Problem to work on: List each line of the data in which the string "entry" appears.

Source data: Begin

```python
class BackwardArgs(C.Structure):
    _fields_ = [
        ("P", C.c_int), ("D", C.c_int), ("M", C.c_int), ("width", C.c_int), ("height", C.c_int),
        ("tan_fovx", C.c_float), ("tan_fovy", C.c_float), ("scale_modifier", C.c_float), ("debug", C.c_int),
        ("background", C.c_void_p), ("means3D", C.c_void_p), ("radii", C.c_void_p), ("shs", C.c_void_p),
        ("colors_precomp", C.c_void_p), ("scales", C.c_void_p), ("rotations", C.c_void_p),
        ("transMat_precomp", C.c_void_p), ("viewmatrix", C.c_void_p), ("projmatrix", C.c_void_p),
        ("campos", C.c_void_p), ("dL_dout_color", C.c_void_p), ("dL_dout_others", C.c_void_p),
        ("geom_buffer", C.c_void_p), ("binning_buffer", C.c_void_p), ("binning_capacity", C.c_int64),
        ("image_buffer", C.c_void_p), ("workspace", C.c_void_p), ("workspace_bytes", C.c_size_t),
        ("dL_dmeans2D", C.c_void_p), ("dL_dcolors", C.c_void_p), ("dL_dopacity", C.c_void_p),
        ("dL_dmeans3D", C.c_void_p), ("dL_dtransMat", C.c_void_p), ("dL_dsh", C.c_void_p),
# ... 123 lines not shown
```

vidu4d_amd/csrc/binning.hip:

```cpp
#include <algorithm>

#include "surfel_state.h"
#include "wave_utils.h"

namespace surfel {

__global__ __launch_bounds__(1024) void tile_scan_kernel(GeomState g, ImageState img, int num_tiles)
{
    __shared__ uint32_t s_part[16];
    const int lane = threadIdx.x & 63, wave = threadIdx.x >> 6;
    uint32_t carry = 0;
    for (int base = 0; base < num_tiles; base += 1024) {
        const int t = base + threadIdx.x;
        uint32_t cnt[TILE_SLICES];
        uint32_t c = 0;
        if (t < num_tiles) {
            const uint4* p = reinterpret_cast<const uint4*>(img.tile_count + (size_t)t * TILE_SLICES);
#pragma unroll
            for (int k = 0; k < TILE_SLICES / 4; k++) {
                const uint4 v = p[k];
                cnt[4 * k] = v.x;
                cnt[4 * k + 1] = v.y;
                cnt[4 * k + 2] = v.z;
                cnt[4 * k + 3] = v.w;
// ... 395 lines not shown
            const size_t b = (size_t)(tile0 + y * cam.grid_x + x) * TILE_SLICES + slice;
            const uint32_t pos = img.tile_base[b] + atomicAdd(&img.tile_count[b], 1u);
            entries[pos] = entry;
        }
}

template <bool COMPACT>
__global__ __launch_bounds__(BIN_THREADS) void emit_keys_grouped_kernel(CameraParams cam, int P, int iters,
                                                                       const int32_t* radii, GeomState g,
                                                                       ImageState img, uint64_t* entries,
                                                                       int64_t capacity, ScheduleParams sp)
{
    extern __shared__ __attribute__((aligned(16))) uint32_t s_cur[];
    if (blockIdx.x == gridDim.x - 1) {
        tile_order(g, img, cam.grid_x * cam.grid_y * cam.frames, *reinterpret_cast<TileOrderShared*>(s_cur), sp);
        return;
    }
    if (blockIdx.x == 0 && threadIdx.x == 0) g.hdr->num_buckets = 0;
    if ((int64_t)g.hdr->num_rendered > capacity) {
        if (blockIdx.x == 0 && threadIdx.x == 0) g.hdr->overflow = 1;
        return;
    }
    const int frame_tiles = cam.grid_x * cam.grid_y, num_tiles = frame_tiles * cam.frames;
    const uint32_t* row = img.group_counts + (size_t)blockIdx.x * num_tiles;
    for (int t = threadIdx.x; t < num_tiles; t += BIN_THREADS) s_cur[t] = img.ranges[2 * t] + row[t];
    __syncthreads();
    const int first = blockIdx.x * BIN_THREADS * iters;
    for (int it = 0; it < iters; it++) {
        const int idx = first + it * BIN_THREADS + threadIdx.x;
        if (idx >= P) continue;
        int radius;
        float cx, cy, depth;
        if (COMPACT) {
            const float4 c = reinterpret_cast<const float4*>(g.colour)[idx];
            cx = c.x, cy = c.y, depth = c.z, radius = __float_as_int(c.w);
            if (radius <= 0) continue;
        } else {
            radius = radii[idx];
            if (radius <= 0) continue;
            const float4 q2 = reinterpret_cast<const float4*>(g.rec + (size_t)idx * REC_FLOATS)[2];
            const float4 q3 = reinterpret_cast<const float4*>(g.rec + (size_t)idx * REC_FLOATS)[3];
            cx = q2.y, cy = q2.z, depth = q3.w;
        }
        int x0, y0, x1, y1;
        tile_rect(cx, cy, radius, cam.grid_x, cam.grid_y, x0, y0, x1, y1);
        const uint64_t entry = ((uint64_t)__float_as_uint(depth) << 32) | (uint32_t)idx;
        uint32_t* cur = s_cur + (cam.frames > 1 ? (idx / cam.frame_surfels) * frame_tiles : 0);
        for (int y = y0; y < y1; y++)
            for (int x = x0; x < x1; x++) entries[atomicAdd(&cur[y * cam.grid_x + x], 1u)] = entry;
    }
}
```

Source data: End

Result of this task:
            entries[pos] = entry;
        const uint64_t entry = ((uint64_t)__float_as_uint(depth) << 32) | (uint32_t)idx;
            for (int x = x0; x < x1; x++) entries[atomicAdd(&cur[y * cam.grid_x + x], 1u)] = entry;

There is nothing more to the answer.